I’ve been a teaching assistant for lower-division data science courses at UC Berkeley since Summer 2024, the summer after my sophomore year. I’m passionate about expanding access to the computing classroom, and practicing inclusion through pedagogical practices and culturally responsive curriculum. I believe inclusion means more than just helping students feel comfortable in the classroom—but finding ways to ensure that they recognize they truly belong in the field.

Most recently, I was the head teaching assistant for Data 6: Introduction to Computational Thinking with Data, funded through an NSF Improving Undergraduate STEM Education (IUSE) grant. The course was designed primarily for social students and emphasizes rigorous computational problem-solving to prepare students for computational social science research and advanced computer science coursework.

Before then, I was a teaching assistant for Data 8: Foundations of Data Science, which teaches core data science concepts across statistical inference, data analysis, and computational thinking through Python and the pandas-based datascience library. Data 8 is the first course where I felt capable of success as a programmer, and I’m grateful to have had the privilege of teaching hundreds of students in my discussion sections and helping them recognize their potential and ultimately see themselves as data scientists.

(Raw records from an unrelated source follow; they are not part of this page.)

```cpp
int ta_ecapa_fbank(const float* audio, long n_audio, const int* starts_dev, const int* lens_dev, int N, int window_samples,
                   const float* fb_window, const float* fb_twiddle, const float* fb_mel, const int* fb_mel_range,
                   float* feat, void* slab_bf16, hipStream_t st);
int ta_ecapa_res2net(const void* z1, long ldz, long z_rpw, const float* bn1_s, const float* bn1_t, const void* res_w,
                     const float* res_b, const float* res_s, const float* res_t, void* y, long ldy, long y_rpw, int N, int T,
                     int w, int dilation, hipStream_t st);
int ta_ecapa_relu_bn(const void* z, const float* scale, const float* shift, void* out, float* stats_f32, void* stats_bf16,
                     int N, int T, int Cw, hipStream_t st);
long ta_ecapa_se_ws_floats(int N, int Cw);
int ta_ecapa_se_residual(const void* z2, const float* bn2_s, const float* bn2_t, const float* se_w1t, const float* se_b1,
                         const float* se_w2t, const float* se_b2, const void* residual, long ldres, void* out, long ldout,
                         int N, int T, int Cw, int se, float* ws, hipStream_t st);
int ta_ecapa_attn_act(const float* g, const float* per_window, const float* scale, const float* shift, void* out, int N, int T,
                      int A, hipStream_t st);
int ta_ecapa_asp_pool(const float* logits, const void* h, const float* aspbn_s, const float* aspbn_t, void* out, float* attn_w,
                      float* pooled_f32, int N, int T, int Cw, hipStream_t st);

#define TA_SPK_MIN_N 6
#define TA_SPK_MAX_N 32768
#define TA_SPK_MAX_D 256
#define TA_SPK_MAX_P 32
#define TA_SPK_MAX_COLS 1024
long ta_spk_affinity_ws_floats(int N, int D);
int ta_spk_affinity_f32(const float* E, int N, int D, int keep, float* W, long ldw, float* deg, int* kept_count, float* ws, int phases,
                        hipStream_t st);
long ta_spk_lapmul_ws_floats(int N, int p);
int ta_spk_laplacian_matmul_f32(const float* W, long ldw, const float* deg, const float* X, long ldx, float* Y, long ldy, int N, int p,
                                float* ws, hipStream_t st);
long ta_spk_gram_ws_floats(int N, int a, int b);
int ta_spk_panel_gram_f32(const float* A, long lda, int a, const float* B, long ldb, int b, int N, float* C, long ldc, float* ws,
                          hipStream_t st);
int ta_spk_panel_update_f32(float* B, long ldb, int b, const float* A, long lda, int a, const float* C, long ldc, int N, hipStream_t st);
int ta_spk_panel_combine_f32(const float* V, long ldv, int c, const float* Z, long ldz, int m, float* Y, long ldy, int N, hipStream_t st);

#define TA_CUT_HOP 160
#define TA_CUT_POWER_WINDOW 400
#define TA_CUT_MAX_POSITIONS 1048576
#define TA_CUT_MAX_LEN 3000
#define TA_CUT_MAX_SMOOTH 64
#define TA_CUT_MAX_RECORDINGS 64
#define TA_CUT_MAX_BLOCKS 131072
#define TA_CUT_COST_K(h) (2 * (h) + 25 > 65 ? 2 * (h) + 25 : 65)
#define TA_WAVE_WINDOWS_MAX 65535
long ta_wave_cut_cost_workspace_bytes(int R, long max_n);
int ta_wave_cut_cost_f32(const float* wav, const long* offsets, int R, long max_n, int h, float cut_penalty, float* cost, long ld,
                         void* ws, long ws_bytes, hipStream_t st);
int ta_cut_plan_f32(const float* cost, long ld, const long* offsets, int R, long max_n, int min_len, int max_len, int* back, int* cuts,
                    long ldc, int* n_seg, float* dp_T, hipStream_t st);
int ta_wave_windows_f32(const float* wav, long total, const long* start, const int* len, int W, int Ls, float* out, long* lens,
                        hipStream_t st);

#ifdef __cplusplus
}
#endif
#endif
```

### tiny_audio_amd/csrc/api.hip

```cpp
#include <cstdlib>
#include "common.h"
#include "internal.h"
#include "../../include/ta355.h"

extern "C" int ta_version(void) { return 4; }

#include <algorithm>
#include "host_util.h"
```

I make all my teaching materials public! Here are my teaching materials from the Summer 2025 iteration of Data 8.


Research

Through my experiences in teaching and curriculum development, I’ve developed a strong interest in computer science education research—specifically in designing curriculum, pedagogical approaches, and educational tools that expand access to computing for nontraditional and underrepresented students while fostering deep conceptual understanding and a genuine sense of belonging.

As artificial intelligence becomes increasingly integrated into programming workflows, I am passionate about researching how foundational computational concepts, such as control flow, abstraction, and programming best practices, can be taught in ways that promote conceptual understanding rather than surface-level tool use. I want students to understand why their code works, regardless of how AI tools are incorporated into their learning process. As a Head TA for Data 6, I contributed to curriculum development and instruction across topics including Python fundamentals (iteration, conditionals, functions), data visualizations, table manipulation, HTML web scraping, API usage, and qualitative coding. I’m currently working publishing our curriculum at dubois-ctds.github.io. To learn more, you can also check out our California Learning Lab project page.

Looking forward, my research interests center on curriculum and pedagogical strategies that support nontraditional learners in developing strong computational identities, integrate structured reflection to help students connect day-to-day work with long-term learning goals, and explore accessible, participatory approaches to teaching computing concepts across disciplines and age groups.

I was recently involved as an undergraduate researcher through UC Berkeley’s Algorithms & Computing for Education (ACE) Lab. My role was studying the efficacy of integrating Human Contexts & Ethics (HCE) concepts into undergraduate data science curriculum. I hold an interest in finding ways to ensure that students think critically about the implications of the technical work that we do.